Resolve Data Protection Manager (DPM) Recovery Points and Registry Problems.

By Steven Jordan on 4/16/2014.

*Update:  This issue is related to Winodows Update KB2506143 and KB2506146 (i.e., WMF 3.0).  Uninstall these updates from DPM 2010!

Problem Statement: The DPM server takes a long time to logon. It can take 15 to 90 minutes to logon after the server restarts. Additionally, Windows updates fail and rolls back to its previous state after the server restarts. The integrity of system backups and restorations are at risk because DPM server has become unreliable.

Additional Symptoms:

  a.)  Expired recovery points are not removed per DPM policy goals. Roughly half of the protected members show excessive recovery points in the DPM console:

Figure 1. Example of a protected member with 20478 recovery points
  b.)  Protection groups show excessive volume size. For example, the Exchange protection group indicates the recovery point volume consumes nearly 2TB.

  c.)  PruneshadowcopiesDPM2010.ps1 is a DPM PowerShell script that removes expired recovery points. The script hangs and does not remove expired recovery points.

 d.)  DPM console hangs when deleting inactive protection group members. The GUI is unresposive and must be manually closed.

 e.)  The registry System file has bloated to over 220MB. System is located in c:\windows\system32\config\.

Figure 2. Bloated registry.
Root Cause:

   There were excessive disk based recovery points (i.e., VSS volumes). In our case, DPM (or Windows) had improbably kept tens of thousands of recovery points per proctection member. DPM, by design, is only supposed to store up to 64 recovery points for its file members, and up to 448 recovery points for its application (e.g., SQL database) members.

   The problem did not affect every protection group member.
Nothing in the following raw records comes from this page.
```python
EXPORTS = [
    "gslic_rasterize_forward", "gslic_rasterize_backward", "gslic_rasterize_backward_adam", "gslic_rasterize_backward_camera", "gslic_adam_update", "gslic_adam_update_groups",
    "gslic_fusedssim_forward", "gslic_fusedssim_backward", "gslic_knn_mean_dist2", "gslic_abi_version",
    "gslic_last_error", "gslic_geom_bytes", "gslic_img_bytes", "gslic_binning_bytes", "gslic_sample_bytes",
    "gslic_profile_enable", "gslic_profile_reset", "gslic_profile_collect", "gslic_profile_num_kernels",
    "gslic_profile_kernel_name", "gslic_profile_get", "gslic_debug_export", "gslic_extend_select", "gslic_extend_emit", "gslic_loss_partials_count", "gslic_l1_ssim_loss_forward", "gslic_l1_ssim_loss_forward_backward",
    "gslic_l1_ssim_loss_backward", "gslic_set_math_mode", "gslic_set_binning_mode", "gslic_rasterize_forward_capacity", "gslic_rasterize_backward_rgb",
    "gslic_rasterize_backward_rgb_rows", "gslic_sh_grad_from_rgb", "gslic_sh_grad_from_rgb_adam", "gslic_rasterize_backward_rgb_payload",
    "gslic_sh_grad_from_rgb_adam_all", "gslic_get_binning_path", "gslic_scratch_round_up",
    "gslic_rasterize_forward_depth", "gslic_rasterize_backward_depth",
    "gslic_rasterize_forward_depth_capacity", "gslic_rasterize_backward_depth_adam", "gslic_depth_l1_loss_partials_count",
    "gslic_depth_l1_loss_forward_backward", "gslic_img_bytes_depth", "gslic_binning_bytes_depth", "gslic_sample_bytes_depth",
    "gslic_rasterize_backward_depth_camera",
]

_lib = None


class GslicError(RuntimeError):
    pass


def lib():
    global _lib
    if _lib is not None:
        return _lib
    if not os.path.exists(LIB_PATH):
        raise GslicError(f"{LIB_PATH} is missing: run `python gaussian-lic_amd/build.py` (hipcc, gfx950). "
                         "There is no CPU fallback.")
    L = ctypes.CDLL(LIB_PATH, mode=ctypes.RTLD_GLOBAL)
    vp, i32, f32, u32 = ctypes.c_void_p, ctypes.c_int32, ctypes.c_float, ctypes.c_uint32
    L.gslic_last_error.restype = ctypes.c_char_p
    L.gslic_profile_kernel_name.restype = ctypes.c_char_p
    L.gslic_profile_kernel_name.argtypes = [i32]
    L.gslic_profile_get.argtypes = [i32, ctypes.POINTER(ctypes.c_double), ctypes.POINTER(ctypes.c_int64)]
    for n in ("gslic_geom_bytes", "gslic_img_bytes", "gslic_binning_bytes", "gslic_sample_bytes", "gslic_img_bytes_depth", "gslic_binning_bytes_depth",
              "gslic_sample_bytes_depth"):
        getattr(L, n).restype = ctypes.c_size_t
    L.gslic_geom_bytes.argtypes = [i32]
    L.gslic_img_bytes.argtypes = [i32, i32]
    L.gslic_binning_bytes.argtypes = [i32, i32]
    L.gslic_sample_bytes.argtypes = [i32]
    L.gslic_img_bytes_depth.argtypes = [i32, i32]
    L.gslic_binning_bytes_depth.argtypes = [i32]
    L.gslic_sample_bytes_depth.argtypes = [i32]
    L.gslic_rasterize_forward_depth_capacity.argtypes = (
        [ctypes.POINTER(RasterParams)] + [vp, ctypes.c_size_t] * 4 + [vp] * 12 + [vp, vp, vp, vp] +
        [ctypes.POINTER(i32), ctypes.POINTER(i32), vp, vp])
    L.gslic_rasterize_backward_depth_adam.argtypes = (
        [ctypes.POINTER(RasterParams), i32, i32] + [vp] * 12 + [vp] * 4 + [vp, vp] + [vp] * 6 + [f32, ctypes.POINTER(AdamFused), vp])
    L.gslic_depth_l1_loss_partials_count.restype = ctypes.c_int64
    L.gslic_depth_l1_loss_partials_count.argtypes = [i32, i32]
    L.gslic_depth_l1_loss_forward_backward.argtypes = [i32, i32, f32, vp, vp, vp, vp, vp, vp]
    L.gslic_rasterize_forward.argtypes = (
        [ctypes.POINTER(RasterParams)] + [ALLOC_FN, vp] * 4 + [vp] * 12 + [vp, vp, vp] +
        [ctypes.POINTER(i32), ctypes.POINTER(i32), vp])
    L.gslic_rasterize_forward_capacity.argtypes = (
        [ctypes.POINTER(RasterParams)] + [vp, ctypes.c_size_t] * 4 + [vp] * 12 + [vp, vp, vp] +
        [ctypes.POINTER(i32), ctypes.POINTER(i32), vp, vp])
    L.gslic_rasterize_backward.argtypes = (
        [ctypes.POINTER(RasterParams), i32, i32] + [vp] * 12 + [vp] * 4 + [vp] + [vp] * 10 + [f32, vp])
    L.gslic_rasterize_forward_depth.argtypes = (
        [ctypes.POINTER(RasterParams)] + [ALLOC_FN, vp] * 4 + [vp] * 12 + [vp, vp, vp, vp] +
        [ctypes.POINTER(i32), ctypes.POINTER(i32), vp])
    L.gslic_rasterize_backward_depth.argtypes = (
        [ctypes.POINTER(RasterParams), i32, i32] + [vp] * 12 + [vp] * 4 + [vp, vp] + [vp] * 10 + [f32, vp])
    L.gslic_rasterize_backward_adam.argtypes = (
        [ctypes.POINTER(RasterParams), i32, i32] + [vp] * 12 + [vp] * 4 + [vp] + [vp] * 6 + [f32, ctypes.POINTER(AdamFused), vp])
    L.gslic_rasterize_backward_camera.argtypes = (
        [ctypes.POINTER(RasterParams), i32, i32] + [vp] * 12 + [vp] * 4 + [vp] + [vp] * 10 + [f32, vp, vp, vp, vp])
    L.gslic_rasterize_backward_depth_camera.argtypes = (
        [ctypes.POINTER(RasterParams), i32, i32] + [vp] * 12 + [vp] * 4 + [vp, vp] + [vp] * 10 + [f32, vp, vp, vp, vp])
    L.gslic_rasterize_backward_rgb.argtypes = (
        [ctypes.POINTER(RasterParams), i32, i32] + [vp] * 12 + [vp] * 4 + [vp] + [vp] * 5 + [f32, vp])
    L.gslic_rasterize_backward_rgb_rows.argtypes = (
        [ctypes.POINTER(RasterParams), i32, i32] + [vp] * 12 + [vp] * 4 + [vp] + [vp] * 5 + [f32, i32, i32, i32, vp])
    L.gslic_rasterize_backward_rgb_payload.argtypes = (
        [ctypes.POINTER(RasterParams), i32, i32] + [vp] * 12 + [vp] * 4 + [vp] + [vp] * 5 + [f32, vp, vp, vp])
    L.gslic_sh_grad_from_rgb_adam_all.argtypes = [i32, i32, i32, i32, vp, vp, vp, i32, vp, ctypes.c_int64, vp, ctypes.POINTER(AdamFused), vp, vp, vp, vp,
                                                  ctypes.c_int64, vp]
    L.gslic_sh_grad_from_rgb.argtypes = [i32, i32, i32, i32, vp, vp, vp, i32, vp, vp, ctypes.c_int64, vp]
    L.gslic_sh_grad_from_rgb_adam.argtypes = [i32, i32, i32, i32, vp, vp, vp, i32, vp, ctypes.POINTER(AdamFused), vp, vp, ctypes.c_int64, vp]
    L.gslic_adam_update.argtypes = [vp, vp, vp, vp, vp, f32, f32, f32, f32, u32, u32, vp]
    L.gslic_adam_update_groups.argtypes = [ctypes.POINTER(AdamGroup), i32, vp, f32, f32, f32, u32, vp]
    L.gslic_fusedssim_forward.argtypes = [i32, i32, i32, i32, f32, f32] + [vp] * 6 + [vp]
    L.gslic_fusedssim_backward.argtypes = [i32, i32, i32, i32, f32, f32] + [vp] * 7 + [vp]
    L.gslic_knn_mean_dist2.argtypes = [i32, vp, vp, ALLOC_FN, vp, vp]
    L.gslic_extend_select.argtypes = [i32, vp, vp, vp, vp, f32, f32, f32, f32, i32, i32, vp, ALLOC_FN, vp,
                                      ctypes.POINTER(vp), ctypes.POINTER(vp), ctypes.POINTER(i32), vp]
    L.gslic_extend_emit.argtypes = [i32, vp, vp, vp, vp, vp, f32, f32, i32, vp, vp, vp, vp, vp, vp, vp]
    L.gslic_debug_export.argtypes = [ctypes.POINTER(RasterParams), i32, i32] + [vp] * 4 + [vp] * 10 + [vp]
    L.gslic_loss_partials_count.restype = ctypes.c_int64
    L.gslic_loss_partials_count.argtypes = [i32, i32, i32, i32]
    L.gslic_l1_ssim_loss_forward.argtypes = [i32, i32, i32, i32, f32, f32] + [vp] * 7 + [vp]
    L.gslic_l1_ssim_loss_backward.argtypes = [i32, i32, i32, i32, f32] + [vp] * 6 + [vp]
    L.gslic_l1_ssim_loss_forward_backward.argtypes = [i32, i32, i32, i32, f32, f32, f32] + [vp] * 8 + [vp]
    L.gslic_set_math_mode.argtypes = [i32]
    L.gslic_set_binning_mode.argtypes = [i32]
    L.gslic_get_binning_path.argtypes = [ctypes.POINTER(u32), ctypes.POINTER(u32)]
    L.gslic_scratch_round_up.restype = ctypes.c_size_t
    L.gslic_scratch_round_up.argtypes = [ctypes.c_size_t]
    if L.gslic_abi_version() != 8:
        raise GslicError("libgslic_hip.so ABI version mismatch")
    _lib = L
    return L


def set_math_mode(strict):
    return bool(lib().gslic_set_math_mode(int(bool(strict))))


def set_binning_mode(mode):
    names = ("auto", "radix", "atomic")
    return names[lib().gslic_set_binning_mode(names.index(mode))]


def binning_path():
    a, n = ctypes.c_uint32(0), ctypes.c_uint32(0)
    path = lib().gslic_get_binning_path(ctypes.byref(a), ctypes.byref(n))
    return ("none", "radix", "atomic")[path], a.value, n.value


def check(rc):
    if rc != 0:
        raise GslicError(f"libgslic_hip error {rc}: {lib().gslic_last_error().decode()}")


def ptr(t):
    if t is None or t.numel() == 0:
        return None
    return ctypes.c_void_p(t.data_ptr())


def current_stream_ptr():
    return ctypes.c_void_p(torch.cuda.current_stream().cuda_stream)


class _AllocBox:
    __slots__ = ("device", "tensor", "__weakref__")

    def __init__(self, device):
        self.device = device
        self.tensor = torch.empty(0, dtype=torch.uint8, device=device)


class TensorAllocator:

    GRANULE = 32 << 20

    def __init__(self, device):
        box = self._box = _AllocBox(device)
        round_up = lib().gslic_scratch_round_up

        def _alloc(_ctx, nbytes):
            box.tensor = torch.empty(int(round_up(int(nbytes))), dtype=torch.uint8, device=box.device)
            return box.tensor.data_ptr()

        self.cb = ALLOC_FN(_alloc)

    @property
    def device(self):
        return self._box.device

    @property
    def tensor(self):
        return self._box.tensor


def profile_enable(on=True, only=None):
    L = lib()
    if not on:
        check(L.gslic_profile_enable(0))
        return
    if only is None:
        check(L.gslic_profile_enable(1))
        return
    names = [L.gslic_profile_kernel_name(i).decode() for i in range(L.gslic_profile_num_kernels())]
    mask = 0
    for n in only:
        mask |= 1 << names.index(n)
    check(L.gslic_profile_enable(mask if mask not in (0, 1) else (mask | (1 << 30))))


def profile_reset():
    check(lib().gslic_profile_reset())


def profile_collect():
    L = lib()
    check(L.gslic_profile_collect())
    out = {}
    for i in range(L.gslic_profile_num_kernels()):
        ms, n = ctypes.c_double(0), ctypes.c_int64(0)
        check(L.gslic_profile_get(i, ctypes.byref(ms), ctypes.byref(n)))
        if n.value:
            out[L.gslic_profile_kernel_name(i).decode()] = (ms.value, n.value)
    return out
# ... 1 lines not shown
```

gaussian-lic_amd/build.py:

```python
import os
import subprocess
import sys
from concurrent.futures import ThreadPoolExecutor

HERE = os.path.dirname(os.path.abspath(__file__))
CSRC = os.path.join(HERE, "csrc")
OBJ = os.path.join(CSRC, "build")
LIB = os.path.join(HERE, "libgslic_hip.so")
HIPCC = os.environ.get("HIPCC", "/opt/rocm/bin/hipcc")
ARCH = "gfx950"

SOURCES = {
    "api.hip": [],
    "scan.hip": [],
    "radix_sort.hip": [],
    "tile_bin.hip": [],
    "preprocess.hip": ["-ffp-contract=off"],
    "render.hip": ["-fno-slp-vectorize"],
    "render_bwd_scan.hip": ["-fno-slp-vectorize"],
    "preprocess_bwd.hip": [],
    "adam.hip": [],
    "ssim.hip": ["-ffp-contract=off"],
    "depth_loss.hip": [],
    "knn.hip": [],
    "extend.hip": ["-ffp-contract=off"],
}
COMMON = [f"--offload-arch={ARCH}", "-O3", "-std=c++17", "-fPIC", "-fno-fast-math", "-Wno-inline-asm",
          "-fhip-fp32-correctly-rounded-divide-sqrt", "-Wall", "-Wno-unused-function"]
HEADERS = ["gslic_common.h", "kernels.h", "render_fwd_body.inc", "preprocess_bwd_body.inc", os.path.join("..", "..", "include", "gslic_hip.h")]


def _newer(a, b):
    return (not os.path.exists(b)) or os.path.getmtime(a) > os.path.getmtime(b)


def build(force=False, verbose=False):
    global OBJ, LIB
    extra_all = os.environ.get("GSLIC_BUILD_EXTRA", "").split()
    if os.environ.get("GSLIC_BUILD_LIB"):
        LIB = os.path.abspath(os.environ["GSLIC_BUILD_LIB"])
        OBJ = os.path.join(CSRC, "build_" + os.path.splitext(os.path.basename(LIB))[0])
        force = True
    os.makedirs(OBJ, exist_ok=True)
    hdr_paths = [os.path.join(CSRC, h) for h in HEADERS] + [os.path.abspath(__file__)]
    jobs = []
    for src, extra in SOURCES.items():
        s = os.path.join(CSRC, src)
        o = os.path.join(OBJ, src.replace(".hip", ".o"))
        if force or _newer(s, o) or any(_newer(h, o) for h in hdr_paths):
            jobs.append((s, o, [HIPCC] + COMMON + extra + extra_all + ["-c", s, "-o", o]))

    def run(job):
        s, o, cmd = job
        if verbose:
            print(" ".join(cmd), flush=True)
        r = subprocess.run(cmd, capture_output=True, text=True)
        return s, r

    with ThreadPoolExecutor(max_workers=min(8, max(1, len(jobs)))) as ex:
        for s, r in ex.map(run, jobs):
            if r.returncode != 0:
                sys.stderr.write(r.stdout + r.stderr)
                raise RuntimeError(f"hipcc failed on {s}")
            if verbose and r.stderr.strip():
                sys.stderr.write(r.stderr)
    objs = [os.path.join(OBJ, s.replace(".hip", ".o")) for s in SOURCES]
    if force or jobs or not os.path.exists(LIB):
        cmd = [HIPCC, f"--offload-arch={ARCH}", "-shared", "-fPIC", "-o", LIB] + objs
        if verbose:
            print(" ".join(cmd), flush=True)
        r = subprocess.run(cmd, capture_output=True, text=True)
        if r.returncode != 0:
            sys.stderr.write(r.stdout + r.stderr)
            raise RuntimeError("link of libgslic_hip.so failed")
    return LIB


if __name__ == "__main__":
    print(build(force="--force" in sys.argv, verbose="--verbose" in sys.argv))
```

gaussian-lic_amd/csrc/api.hip:

```cpp
#include "gslic_common.h"
#include "kernels.h"
#include <atomic>
#include <chrono>
#include <mutex>

#include <stdarg.h>
#include <stdio.h>
#include <stdlib.h>
#include <string.h>
#include <vector>

namespace gslic {

static thread_local char g_err[512] = "";
int set_error(int code, const char* fmt, ...)
{
    va_list ap;
    va_start(ap, fmt);
    vsnprintf(g_err, sizeof(g_err), fmt, ap);
    va_end(ap);
    return code;
}

bool g_prof_on = false;
int g_strict_math = [] {
    const char* s = getenv("GSLIC_STRICT_MATH");
    if (s) return atoi(s) != 0 ? 1 : 0;
    const char* f = getenv("GSLIC_FAST_MATH");
    return (f && atoi(f) != 0) ? 0 : 1;
}();
static uint32_t g_prof_mask = 0xffffffffu;
static bool g_prof_cur_on = false;
static const char* const k_names[K_COUNT] = {
    "preprocess", "scan_reduce", "scan_spine", "scan_apply", "keybuild", "sort_hist", "sort_scatter", "finalize_lists",
    "bucket_count", "render_fwd", "render_bwd", "preprocess_bwd", "adam", "ssim_fwd", "ssim_bwd", "knn_minmax", "knn_morton",
    "knn_boxes", "knn_search", "debug_export", "extend", "dsort_hist", "dsort_scatter", "sh_grad_from_rgb", "tile_lsort", "tile_hist", "tile_bin", "tile_scan", "tile_lsort_long", "depth_loss"};
uint32_t g_lds_pad[K_COUNT] = {0};
static const bool g_lds_pad_parsed = [] {
    const char* e = getenv("GSLIC_LDS_PAD");
    while (e && *e) {
        const char* eq = strchr(e, '=');
        if (!eq) break;
        for (int k = 0; k < K_COUNT; k++)
            if (strlen(k_names[k]) == (size_t)(eq - e) && strncmp(k_names[k], e, (size_t)(eq - e)) == 0) g_lds_pad[k] = (uint32_t)atoi(eq + 1);
        const char* c = strchr(eq, ',');
        e = c ? c + 1 : nullptr;
    }
    return true;
}();
struct ProfRec { int id; hipEvent_t a, b; };
static std::vector<ProfRec> g_pending;
static std::vector<hipEvent_t> g_pool;
static double g_total_ms[K_COUNT];
static int64_t g_launches[K_COUNT];
static hipEvent_t g_cur = nullptr;

static hipEvent_t ev_get()
{
    if (!g_pool.empty()) { hipEvent_t e = g_pool.back(); g_pool.pop_back(); return e; }
    hipEvent_t e = nullptr;
    (void)hipEventCreate(&e);
    return e;
}
void prof_begin(int id, hipStream_t s)
{
    g_prof_cur_on = (g_prof_mask >> id) & 1u;
    if (!g_prof_cur_on) return;
    g_cur = ev_get();
    (void)hipEventRecord(g_cur, s);
}
void prof_end(int id, hipStream_t s)
{
    if (!g_prof_cur_on) return;
    hipEvent_t b = ev_get();
    (void)hipEventRecord(b, s);
    g_pending.push_back({id, g_cur, b});
    g_cur = nullptr;
}

GeomState GeomState::carve(const void* base, size_t P, size_t* bytes)
{
    Carver c(base);
    GeomState g;
    g.rec = c.take<float4>(GS_REC_F4 * P);
    g.tiles_touched = c.take<uint32_t>(P);
    g.cam_scratch = c.take<float>(128 * ((P + 255) / 256) + 64);
    g.point_offsets = c.take<uint32_t>(P);
    g.gauss_start = c.take<uint32_t>(P);
    g.flags = c.take<uint32_t>(64);
    g.scan_state = c.take<char>(scan_state_bytes(P));
    g.zero_bytes = 64 * sizeof(uint32_t) + scan_state_bytes(P);
    if (bytes) *bytes = c.used(base) + 256;
    return g;
}
ImageState ImageState::carve(const void* base, size_t T, size_t* bytes, bool depth)
{
    Carver c(base);
    ImageState g;
    g.ranges = c.take<uint2>(T);
    g.bucket_offsets = c.take<uint32_t>(T);
    g.max_contrib = c.take<uint32_t>(T);
    g.pix_final = c.take<float4>(T * GS_TILE_PIX);
    g.pix_depth = depth ? c.take<float>(T * GS_TILE_PIX) : nullptr;
    if (bytes) *bytes = c.used(base) + 256;
    return g;
}
BinningState BinningState::carve(const void* base, size_t R, int end_bit, bool no_color, size_t* bytes, bool depth)
{
    Carver c(base);
    BinningState g;
    g.plan = sort_plan(R, end_bit);
    for (int i = 0; i < 2; i++) {
        g.tile_keys[i] = c.take<uint32_t>(R);
        g.slots[i] = c.take<uint32_t>(R);
        g.gauss[i] = c.take<uint32_t>(R);
    }
    g.sort_scratch = c.take<char>(sort_scratch_bytes(g.plan));
    g.partials = no_color ? nullptr : c.take<float>((size_t)GS_PROW * R);
    g.dead = no_color ? nullptr : c.take<uint8_t>(R);
    uint32_t* const ls = no_color ? c.take<uint32_t>(4 * R) : reinterpret_cast<uint32_t*>(g.partials);
    for (int i = 0; i < 4; i++) g.lsort[i] = ls + (size_t)i * R;
    g.partials_z = depth ? c.take<float>(R) : nullptr;
    if (bytes) *bytes = c.used(base) + 256;
    return g;
}
SampleState SampleState::carve(const void* base, size_t B, size_t* bytes, bool depth)
{
    Carver c(base);
    SampleState g;
    g.bucket_to_tile = c.take<uint32_t>(B);
    g.ckpt = c.take<float4>(B * GS_TILE_PIX);
    g.hit = c.take<uint64_t>(B * GS_TILE_PIX);
    g.ckpt_depth = depth ? c.take<float>(B * GS_TILE_PIX) : nullptr;
    if (bytes) *bytes = c.used(base) + 256;
    return g;
}
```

Some members (e.g., recent additions) that had less than 100 recvery points. However, nearly half of all the protection group members had excessive (e.g., over 20,000 ) recovery points (Figure 1).

   The excessive, or rather expired, recovery points had to be removed. Normally, DPM automatically removes expired recovery points with its PruneshadowcopiesDPM2010.ps1. The default script was not working so I turned to a custom PowerShell script named PruneVSS.ps1.

   PruneVSS.ps1 is a handy tool that removes disk based recovery points based on date. Its interactive session determines protection groups and recovery point date ranges. N.B. The script was originally written by the late, Ruud Baars.

  I had mixed success with Baars' script. It worked great on resources that had less than 8,000 recovery points. The script hung indefinetly for protection group members with more than 10,000 recovery points. The situation required extreme measures.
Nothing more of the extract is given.